Copy every line from the records below that carries the word "fvalid".

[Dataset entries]

▬▬▬▬▬▬▬▬▬▬

template <int kPasses>
__global__ void __launch_bounds__(kSynThreads, 1) spade_pixel_kernel(SpadeArgs a) {
  extern __shared__ uint8_t smem_raw[];
  const SynSmem m = carve<true>(smem_raw);
  const int warp = threadIdx.x >> 5, lane = threadIdx.x & 31;
  for (int i = threadIdx.x; i < kC; i += blockDim.x) {
    m.tab_g1[i] = a.scsh[i];
    m.tab_g0[i] = a.scsh[kC + i];
  }
  for (int i = threadIdx.x; i < 512; i += blockDim.x) m.tab_bgb[i] = a.bgb[i];
  init_common(a, m);
  TileMap tm;
  tm.T = (a.HW + 127) / 128;
  tm.first = blockIdx.x;
  tm.stride = gridDim.x;
  tm.count = (a.B * tm.T - static_cast<int>(blockIdx.x) + static_cast<int>(gridDim.x) - 1) / static_cast<int>(gridDim.x);
  const float sy = static_cast<float>(a.Rh) / static_cast<float>(a.Hg);
  const float sx = static_cast<float>(a.Rw) / static_cast<float>(a.Wg);

  if (warp < 8) {
    regs_inc<kMmaRegs>();
    const int g = warp >> 2, t = threadIdx.x & 127;
    const int q = 2 * g + (warp & 1), h = (warp >> 1) & 1;
    const int row = q * 32 + lane;
    uint8_t* const y_hi = m.a_hi + 2 * kAChunk;
    uint8_t* const y_lo = m.a_lo + 2 * kAChunk;
    uint32_t xg = 0, sg = 0;
    Pipe p;
    float d[128], e[64];
    for (int it = 0; it < tm.count; ++it) {
      int b, ti;
      tm.get(it, b, ti);
      const int pix = ti * 128 + row;
      const bool valid = pix < a.HW;
      {
        const int py = valid ? pix / a.Wg : 0, px = valid ? pix % a.Wg : 0;
        int y0, y1, x0, x1;
        float ly0, ly1, lx0, lx1;
        bilin(py, a.Rh, sy, y0, y1, ly0, ly1);
        bilin(px, a.Rw, sx, x0, x1, lx0, lx1);
        const float* base = a.p_lr + static_cast<long>(b) * a.Rh * a.Rw * a.p_stride;
        const float4* n00 = reinterpret_cast<const float4*>(base + (static_cast<long>(y0) * a.Rw + x0) * a.p_stride);
        const float4* n01 = reinterpret_cast<const float4*>(base + (static_cast<long>(y0) * a.Rw + x1) * a.p_stride);
        const float4* n10 = reinterpret_cast<const float4*>(base + (static_cast<long>(y1) * a.Rw + x0) * a.p_stride);
        const float4* n11 = reinterpret_cast<const float4*>(base + (static_cast<long>(y1) * a.Rw + x1) * a.p_stride);
        const float4* pb = a.p_bias ? reinterpret_cast<const float4*>(a.p_bias + static_cast<long>(b) * 128) : nullptr;
        const float2 lx0p = make_float2(lx0, lx0), lx1p = make_float2(lx1, lx1), ly0p = make_float2(ly0, ly0), ly1p = make_float2(ly1, ly1);
#pragma unroll 2
        for (int gi = 0; gi < 8; ++gi) {
          float y[8];
#pragma unroll
          for (int u = 0; u < 2; ++u) {
            const int f4 = h * 16 + gi * 2 + u;
            const float4 v00 = __ldg(n00 + f4), v01 = __ldg(n01 + f4), v10 = __ldg(n10 + f4), v11 = __ldg(n11 + f4);
            auto lerp2 = [&](float2 a, float2 b, float2 c, float2 d) {
              const float2 top = ffma2(b, lx1p, fmul2(a, lx0p));
              const float2 bot = ffma2(d, lx1p, fmul2(c, lx0p));
              return ffma2(top, ly0p, fmul2(bot, ly1p));
            };
            float2 lo2 = lerp2(make_float2(v00.x, v00.y), make_float2(v01.x, v01.y), make_float2(v10.x, v10.y), make_float2(v11.x, v11.y));
            float2 hi2 = lerp2(make_float2(v00.z, v00.w), make_float2(v01.z, v01.w), make_float2(v10.z, v10.w), make_float2(v11.z, v11.w));
            if (pb) {
              const float4 c4 = __ldg(pb + f4);
              lo2 = fadd2(lo2, make_float2(c4.x, c4.y));
              hi2 = fadd2(hi2, make_float2(c4.z, c4.w));
            }
            y[u * 4 + 0] = lo2.x; y[u * 4 + 1] = lo2.y; y[u * 4 + 2] = hi2.x; y[u * 4 + 3] = hi2.y;
          }
#pragma unroll
          for (int j = 0; j < 8; ++j) y[j] = valid ? fmaxf(y[j], 0.f) : 0.f;
          store_a8<kPasses == 3>(m.a_hi + h * kAChunk, m.a_lo + h * kAChunk, row, gi * 8, y);
        }
        fence_proxy_async_smem();
        named_barrier(2 + g, 128);
      }
      int frow[2];
      bool fvalid[2];
#pragma unroll
      for (int i = 0; i < 2; ++i) {
        frow[i] = g * 64 + frag_row(t, i);
        fvalid[i] = ti * 128 + frow[i] < a.HW;
      }
#pragma unroll 1
      for (int kc = 0; kc < 4; ++kc) {
        for (int k = 0; k < 2; ++k)
          pipe_chunk<128, kPasses>(m, p, e, smem_u32(m.a_hi + k * kAChunk) + g * 64 * 128, smem_u32(m.a_lo + k * kAChunk) + g * 64 * 128,
                                   k > 0, t);
        pipe_drain<128>(m, p, e, t);
        const uint32_t s0 = ring_take(m, xg, 0, m.xs_n), s1 = ring_take(m, xg + 1, 0, m.xs_n);
        xg += 2;
        const float* xs0 = m.x_st + s0 * (kXSlice / 4);
        const float* xs1 = m.x_st + s1 * (kXSlice / 4);
        const int col = (kc >> 1) * 256 + (kc & 1) * 128;
#pragma unroll
        for (int j = 0; j < 8; ++j) {
          const int c = frag_col(t, j, 0), ch = kc * 64 + c;
          const float* xs = j < 4 ? xs0 : xs1;
#pragma unroll
          for (int i = 0; i < 2; ++i) {
            float y2[2];
#pragma unroll
            for (int u = 0; u < 2; ++u) {
              const float gam = e[4 * j + 2 * i + u] + m.tab_bgb[col + c + u];
              const float bet = e[4 * (j + 8) + 2 * i + u] + m.tab_bgb[col + 64 + c + u];
              const float xn = fmaf(xs[((c + u) & 31) * 128 + frow[i]], m.tab_g1[ch + u], m.tab_g0[ch + u]);
              const float v = fmaf(xn, gam, bet);
              y2[u] = fvalid[i] ? fmaxf(v, 0.2f * v) : 0.f;
            }
            uint32_t hb, lb;
            split_bf16x2(y2[0], y2[1], hb, lb);
            const uint32_t off = sw128_offset(frow[i], c);
            asm volatile("st.shared.b32 [%0], %1;" ::"r"(smem_u32(y_hi) + off), "r"(hb));
            if (kPasses == 3) asm volatile("st.shared.b32 [%0], %1;" ::"r"(smem_u32(y_lo) + off), "r"(lb));
          }
        }
        ring_release(m, s0);
        ring_release(m, s1);
        fence_proxy_async_smem();
        named_barrier(2 + g, 128);
        pipe_chunk<256, kPasses>(m, p, d, smem_u32(y_hi) + g * 64 * 128, smem_u32(y_lo) + g * 64 * 128, kc > 0, t);
      }
      pipe_drain<256>(m, p, d, t);
      epilogue_fwd_any(a, m, d, b, ti, tm.T, g, t, sg);
    }
    flush_fwd_stats(a, m);
  } else {
    regs_dec<kProducerRegs>();
    if (lane == 0) {
      if (warp == 8) pixel_weight_producer_loop<kPasses>(a, m, tm.count);
      else if (warp == 9) x_producer_loop(a, m, tm);
      else if (warp == 10) skip_producer_loop(a, m, tm);
    }
  }
}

▬▬▬▬▬▬▬▬▬▬

__WRITTEN SOLUTION__
      bool fvalid[2];
        fvalid[i] = ti * 128 + frow[i] < a.HW;
              y2[u] = fvalid[i] ? fmaxf(v, 0.2f * v) : 0.f;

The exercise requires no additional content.